ASSIGNMENT |
Determine the number of lines in the listing below that hold the word "blocksum". Write the number alone.

RECORDED INFORMATION |
◆ ◆ ◆ ◆ ◆
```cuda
template <class CV>
static MsmPlan plan_for(int n, bool lone) {
  MsmPlan p = make_plan(n);
  p.lone = lone;
  const long long max_rounds = knob(K_MSM_L1_ROUNDS);
  bool rounded = false;
  if ((CV::LDS_ACC || lone) && knob_or(K_MSM_L1, 0) == 0 && max_rounds != 0) {
    static int cu_count = 0;
    if (cu_count == 0) {
      int dev = 0, cus = 0;
      if (hipGetDevice(&dev) == hipSuccess && hipDeviceGetAttribute(&cus, hipDeviceAttributeMultiprocessorCount, dev) == hipSuccess &&
          cus > 0)
        cu_count = cus;
      else
        cu_count = 256;
    }
    const int slots = (CV::LDS_ACC ? 2 : 3) * cu_count;
    const long long cap = (long long)p.n * p.W;
    const long long blocks = ((cap + p.L1 - 1) / p.L1 + 255) / 256;
    long long rounds = blocks / slots > 0 ? blocks / slots : 1;
    if (rounds > max_rounds) rounds = max_rounds;
    long long l1 = (cap + 256LL * slots * rounds - 1) / (256LL * slots * rounds);
    if (l1 > p.L1 && l1 <= 1024) {
      p.L1 = (int)l1;
      rounded = true;
    }
  }
  const int s_lat = knob_or(K_MSM_S_LAT, std::is_same<CV, G1Cfg>::value && p.cb >= 13 ? 8 : p.S);
  if (s_lat >= 2 && s_lat <= 64) p.S_lat = 1 << ilog2((uint32_t)s_lat);
  const int whole_knob = knob_or(K_MSM_L1_WHOLE, -1);
  bool whole_pays = true;
  if (lone) {
    const int tb = 127 - (p.W - 1) * p.c;
    const long long per_bucket = (long long)p.n >> p.cb;
    const long long per_top = (tb >= 1 && tb < p.c) ? ((long long)p.n >> (tb - p.sd > 0 ? tb - p.sd : 0)) : per_bucket;
    whole_pays = !rounded && per_bucket / WHOLE_G <= p.L1 && per_top / 4 <= p.L1;
  }
  if (std::is_same<CV, G1Cfg>::value && p.glv && p.sd && !p.small_sort && (whole_knob == -1 ? whole_pays : whole_knob != 0)) {
    const int top_bits = 127 - (p.W - 1) * p.c;
    p.l1_whole = 1;
    p.l1_gtop = (top_bits >= 1 && top_bits < p.c) ? 4 : WHOLE_G;
  }
  return p;
}

struct L1PathLast {
  int planned = -1;
  const u32* d_bad = nullptr;
};
inline thread_local L1PathLast g_l1_path_last;
// ... 157 lines not shown
  }
  if (p.small_sort) {
    hipLaunchKernelGGL(k_sort_small, dim3(p.W), dim3(SORTS_BLOCK), 0, st, L.digits, n, p.cb, p.sd, L.total, L.hist, L.sent);
    if (order_ev) OZK_HIP(hipStreamWaitEvent(st, order_ev, 0));
    OZK_HIP(hipGetLastError());
    return OZK_OK;
  }
  const size_t lds1 = (size_t)L.NH * sizeof(u32);
  hipLaunchKernelGGL(k_sort1_count, dim3(L.nblk, p.W), dim3(SORT_BLOCK), lds1, st, L.digits, n, L.lo_bits, p.sd,
                     L.NH, L.nblk, L.C1);
  const int items = SCAN_BLOCK * SCAN_ITEMS;
  const int nb = (int)((L.nC1 + items - 1) / items);
  hipLaunchKernelGGL(k_scan_blocksum, dim3(nb), dim3(SCAN_BLOCK), 0, st, L.C1, (int)L.nC1, L.blocksum);
  hipLaunchKernelGGL(k_scan_top, dim3(1), dim3(1024), 0, st, L.blocksum, nb, L.total);
  hipLaunchKernelGGL(k_scan_final, dim3(nb), dim3(SCAN_BLOCK), 0, st, L.C1, (int)L.nC1, L.blocksum, L.P1);
  const size_t lds_sc = ((size_t)2 * L.NH + 2 * SORT_CHUNK) * sizeof(u32);
  hipLaunchKernelGGL(k_sort1_scatter, dim3(L.nblk, p.W), dim3(SORT_BLOCK), lds_sc, st, L.digits, n, L.lo_bits,
                     p.sd, L.NH, L.nblk, L.P1, L.total, L.nC1, L.coarse);
  const int nbins = p.W * L.NH;
  const u32 sign_bit = p.sd ? 0x80u : 0u;
  const u32 big_thresh = (u32)(n / 64) > SORT_BIG ? (u32)(n / 64) : SORT_BIG;
  if (L.cap / ((size_t)big_thresh + 1) > (size_t)SORTBIG_MAXBINS)
    return fail(OZK_E_INVALID, "window plan c=%d (W=%d) at n=%d can produce more than %d oversized sort bins",
                p.c, p.W, p.n_in, SORTBIG_MAXBINS);
  hipLaunchKernelGGL(k_sort2, dim3(nbins), dim3(SORT2_BLOCK), 0, st, L.coarse, L.P1, L.total, p.cb, L.lo_bits, L.NH,
                     sign_bit, L.nblk, nbins, big_thresh, L.hist, L.sent);
  if (order_ev) OZK_HIP(hipStreamWaitEvent(st, order_ev, 0));
  hipLaunchKernelGGL(k_sortbig_list, dim3(1), dim3(256), 0, st, L.P1, L.total, L.nblk, nbins, big_thresh, L.bigbins);
  hipLaunchKernelGGL(k_sortbig_count, dim3(1024), dim3(SORT_BLOCK), 0, st, L.coarse, L.bigbins,
                     (1u << L.lo_bits) - 1u, L.bigT);
  hipLaunchKernelGGL(k_sortbig_scan, dim3(SORTBIG_MAXBINS), dim3(256), 0, st, L.bigbins, L.bigT, p.cb, L.lo_bits, L.NH,
                     L.hist);
  hipLaunchKernelGGL(k_sortbig_scatter, dim3(1024), dim3(SORT_BLOCK), 0, st, L.coarse, L.bigbins, L.bigT, p.cb,
                     L.lo_bits, sign_bit, L.NH, L.sent);
  OZK_HIP(hipGetLastError());
  return OZK_OK;
}

enum { ACCUM_ALL = 0, ACCUM_LEVEL1 = 1, ACCUM_REST = 2 };
template <class CV>
int var_msm_accum(const MsmPlan& p, void* sorted, size_t sorted_bytes, void* accum_ws, size_t accum_ws_bytes,
                         void* tail, size_t tail_bytes, hipStream_t st, const void* prepared = nullptr,
                         int part = ACCUM_ALL) {
  hip_clear_stale();
  using CT = CV;
  RegionBytes rb;
  MsmLayout L = make_layout3<CV>(p, sorted, nullptr, accum_ws, &rb, prepared);
  if (rb.sorted > sorted_bytes || rb.accum_ws > accum_ws_bytes)
    return fail(OZK_E_INVALID, "accumulate buffers too small: need %zu + %zu bytes, got %zu + %zu", rb.sorted,
                rb.accum_ws, sorted_bytes, accum_ws_bytes);
  const size_t tneed = tail_layout<CV>(p, L, tail, tail_bytes);
  if (tneed > tail_bytes) return fail(OZK_E_INVALID, "tail buffer too small: need %zu bytes, got %zu", tneed, tail_bytes);
  const int TB = 256;
  const bool whole = !CV::LDS_ACC && p.l1_whole && (1 << L.lo_bits) <= WHOLE_NB_MAX &&
                     L.NB * sizeof(uint4) + (size_t)p.W * L.NH * sizeof(u32) <= rb.accum_ws;
  u32* whole_bad = L.total + 2;
  g_l1_path_last.planned = whole ? 1 : 0;
  g_l1_path_last.d_bad = whole_bad;
  size_t lanes = (L.cap + p.L1 - 1) / p.L1;
  if (part != ACCUM_REST) {
  hipEvent_t prof_e0 = nullptr, prof_e1 = nullptr;
  unsigned long long* clk = nullptr;
  g_prof.claim(&prof_e0, &prof_e1, &clk);
  const bool prof = prof_e0 != nullptr;
  size_t acc_lds = CV::LDS_ACC ? (size_t)RunAccLds<CV>::LDS_WORDS * TB * sizeof(u32) : 0;
  if (!CV::LDS_ACC) acc_lds = L1_LDS_G1;
  auto launch_l1 = [&](auto kern) {
    if (acc_lds > 65536)
      OZK_HIP(hipFuncSetAttribute((const void*)kern, hipFuncAttributeMaxDynamicSharedMemorySize, (int)acc_lds));
    hipExtLaunchKernelGGL(kern, dim3((unsigned)((lanes + TB - 1) / TB)), dim3(TB), (uint32_t)acc_lds, st,
                          prof && !whole ? prof_e0 : (hipEvent_t) nullptr, prof && !whole ? prof_e1 : (hipEvent_t) nullptr, 0u,
                          (const u32*)nullptr, (const u32*)L.sent, (const u32*)L.aff, (const u32*)L.total, 0, p.L1,
                          L.buckets, L.slot_bid[0], L.slot_pts[0], (int)lanes, clk, whole ? (const u32*)whole_bad : (const u32*)nullptr);
    return OZK_OK;
  };
  if constexpr (!CV::LDS_ACC) {
    if (whole) {
      const WholeGeom geo{p.W, L.NH, 1 << L.lo_bits, p.l1_gtop};
      const u32 big_thresh = (u32)(p.n / 64) > SORT_BIG ? (u32)(p.n / 64) : SORT_BIG;
      uint4* items = (uint4*)accum_ws;
      u32* binsum = (u32*)(items + L.NB);
      hipLaunchKernelGGL(k_bin_sums, dim3((unsigned)whole_nbins(geo)), dim3(ITEMS_BLOCK), 0, st, (const u32*)L.hist, geo,
                         p.cb, L.lo_bits, binsum);
      hipLaunchKernelGGL(k_bucket_items, dim3((unsigned)whole_nbins(geo)), dim3(ITEMS_BLOCK), 0, st, (const u32*)L.hist,
                         (const u32*)binsum, geo, p.cb, L.lo_bits, big_thresh, items, whole_bad);
      const long long wl = whole_lanes(geo);
      hipExtLaunchKernelGGL((k_l1_whole<CV>), dim3((unsigned)((wl + TB - 1) / TB)), dim3(TB), (uint32_t)acc_lds, st,
                            prof ? prof_e0 : (hipEvent_t) nullptr, prof ? prof_e1 : (hipEvent_t) nullptr, 0u,
                            (const uint4*)items, (const uint2*)L.sent, (const u32*)L.aff, (const u32*)whole_bad, geo,
                            (u32)wl, L.buckets, clk);
    }
  }
  if (int rc_l1 = launch_l1(k_segreduce<CV, true, CV::LAZY_MADD>)) return rc_l1;
  }
  if (part == ACCUM_LEVEL1) {
    OZK_HIP(hipGetLastError());
    return OZK_OK;
  }
  size_t n_in = 2 * lanes;
  static_assert(RUNMERGE_BLOCK == 256, "k_runmerge's work list is sized for this launch");
  hipLaunchKernelGGL((k_runmerge<CT>), dim3((unsigned)((lanes + TB - 1) / TB)), dim3(TB), 0, st, L.slot_bid[0],
                     L.slot_pts[0], (int)n_in, L.buckets, L.slot_bid2, L.total + 1, (const u32*)L.hist, L.hist_t, L.NB,
                     whole ? (const u32*)whole_bad : (const u32*)nullptr);
  int cur = 0;
  bool first_generic = true;
  while (true) {
    lanes = (n_in + p.LK - 1) / p.LK;
    if (!first_generic && (int)lanes <= SMALL_LEVEL_LANES) {
      hipLaunchKernelGGL((k_segreduce_small<CT>), dim3(1), dim3(TB), 0, st, L.total + 1, (int)n_in, p.LK, L.buckets,
                         L.slot_bid[cur], L.slot_pts[cur], L.slot_bid[cur ^ 1], L.slot_pts[cur ^ 1]);
      break;
    }
    hipLaunchKernelGGL((k_segreduce<CT, false>), dim3((unsigned)((lanes + TB - 1) / TB)), dim3(TB), 0, st,
                       first_generic ? L.slot_bid2 : L.slot_bid[cur], (const u32*)nullptr, L.slot_pts[cur],
                       L.total + 1, (int)n_in, p.LK, L.buckets, L.slot_bid[cur ^ 1], L.slot_pts[cur ^ 1], (int)lanes,
                       (unsigned long long*)nullptr);
    first_generic = false;
    if (lanes == 1) break;
    n_in = 2 * lanes;
    cur ^= 1;
  }
  OZK_HIP(hipGetLastError());
  return OZK_OK;
}

template <class CV>
int var_msm_head(const MsmPlan& p, const void* d_bases, const void* d_scalars, void* ws, size_t ws_bytes, void* tail,
                        size_t tail_bytes, hipStream_t st, hipEvent_t order_ev = nullptr,
                        const void* prepared = nullptr) {
  const RegionBytes rb = region_bytes<CV>(p);
  if (rb.sorted + rb.sort_ws + rb.accum_ws > ws_bytes)
    return fail(OZK_E_INVALID, "workspace too small: need %zu bytes, got %zu", rb.sorted + rb.sort_ws + rb.accum_ws,
                ws_bytes);
  uint8_t* w = (uint8_t*)ws;
  int rc = var_msm_sort<CV>(p, d_bases, d_scalars, w, rb.sorted, w + rb.sorted, rb.sort_ws, st, order_ev, prepared);
  if (rc) return rc;
  return var_msm_accum<CV>(p, w, rb.sorted, w + rb.sorted + rb.sort_ws, rb.accum_ws, tail, tail_bytes, st, prepared);
}

inline thread_local int g_tail_form_last = -1;
template <class CV>
bool tail_rc_applies(const MsmPlan& p, const MsmLayout& L) {
  using IO = CurveIO<CV>;
// ... 353 lines not shown
```

Measured before the change: 745.2 Mscalar-mul/s.

## Order whole-bucket level-1 items by part length and merge lane groups densely via LDS

The whole-bucket level-1 item list can now be ordered globally by per-lane part length, using a key-class histogram table built in the bin-sum kernel and slots claimed atomically in the item kernel. Blocks from the two lane-group regions are interleaved, so each wave gets lanes with similar loop trip counts and less divergence. Full blocks also merge lane-group partners by writing points to LDS and having half the threads read pairs, instead of quad permutes that keep every lane live. The cost is an extra memset, atomics and key-class scans in the prep kernels, and LDS traffic with a block barrier during the merge.

```diff
diff --git a/octopuszk_amd/csrc/knobs.h b/octopuszk_amd/csrc/knobs.h
--- a/octopuszk_amd/csrc/knobs.h
+++ b/octopuszk_amd/csrc/knobs.h
@@ -17,6 +17,8 @@
   X(MSM_C, "OZK_MSM_C", KNOB_COMPUTED, "window bits, 1..16 (default: the cost model's choice)")                          \
   X(MSM_L1, "OZK_MSM_L1", KNOB_COMPUTED, "sorted entries per level-1 lane (default: from the bucket size; 0 as unset)")   \
   X(MSM_L1_WHOLE, "OZK_MSM_L1_WHOLE", 1, "G1 level 1 by whole buckets on lane groups: 0 never, 1 on every plan that can take it (unset: where it pays)") \
+  X(MSM_L1_ORDER, "OZK_MSM_L1_ORDER", 1, "item order of the whole-bucket level 1: 0 by rank inside the sort bin, 1 by part length over the whole MSM") \
+  X(MSM_L1_DENSE, "OZK_MSM_L1_DENSE", 1, "0: every workgroup of the whole-bucket level 1 merges lane groups by quad permutes, none densely through LDS") \
   X(MSM_L1_ROUNDS, "OZK_MSM_L1_ROUNDS", 2, "most rounds of resident workgroups level 1 is rounded up to; 0: no rounding") \
   X(MSM_TAIL_MODE, "OZK_MSM_TAIL_MODE", -1, "0 / 1: force the latency / throughput shape of the window sums")            \
   X(MSM_TAIL_RC, "OZK_MSM_TAIL_RC", -1, "1: G1 throughput window sums by bucket rows and columns wherever the buffers take them (0 / unset: the serial levels)") \
diff --git a/octopuszk_amd/csrc/l1_whole.h b/octopuszk_amd/csrc/l1_whole.h
--- a/octopuszk_amd/csrc/l1_whole.h
+++ b/octopuszk_amd/csrc/l1_whole.h
@@ -68,4 +68,67 @@
   *len = b - a;
 }
 
+constexpr int WHOLE_KEYS = 128;
+constexpr int WHOLE_WAVE = 64, WHOLE_TB = 256;
+constexpr int WHOLE_TABLE_WORDS = 2 * 2 * WHOLE_KEYS;
+OZK_HD uint32_t whole_key(uint32_t count, uint32_t G) {
+  const uint32_t k = (count + G - 1) / G;
+  return k < (uint32_t)(WHOLE_KEYS - 1) ? k : (uint32_t)(WHOLE_KEYS - 1);
 }
+OZK_HD int whole_regions(const WholeGeom& g) { return g.g_top == WHOLE_G ? 1 : 2; }
+OZK_HD int whole_bin_region(const WholeGeom& g, int bin) { return (whole_regions(g) == 2 && bin / g.NH == g.W - 1) ? 1 : 0; }
+OZK_HD uint32_t whole_region_group(const WholeGeom& g, int r) { return r == 0 ? (uint32_t)WHOLE_G : (uint32_t)g.g_top; }
+OZK_HD uint32_t whole_region_items(const WholeGeom& g, int r) {
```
◆ ◆ ◆ ◆ ◆
ANSWER AREA |
3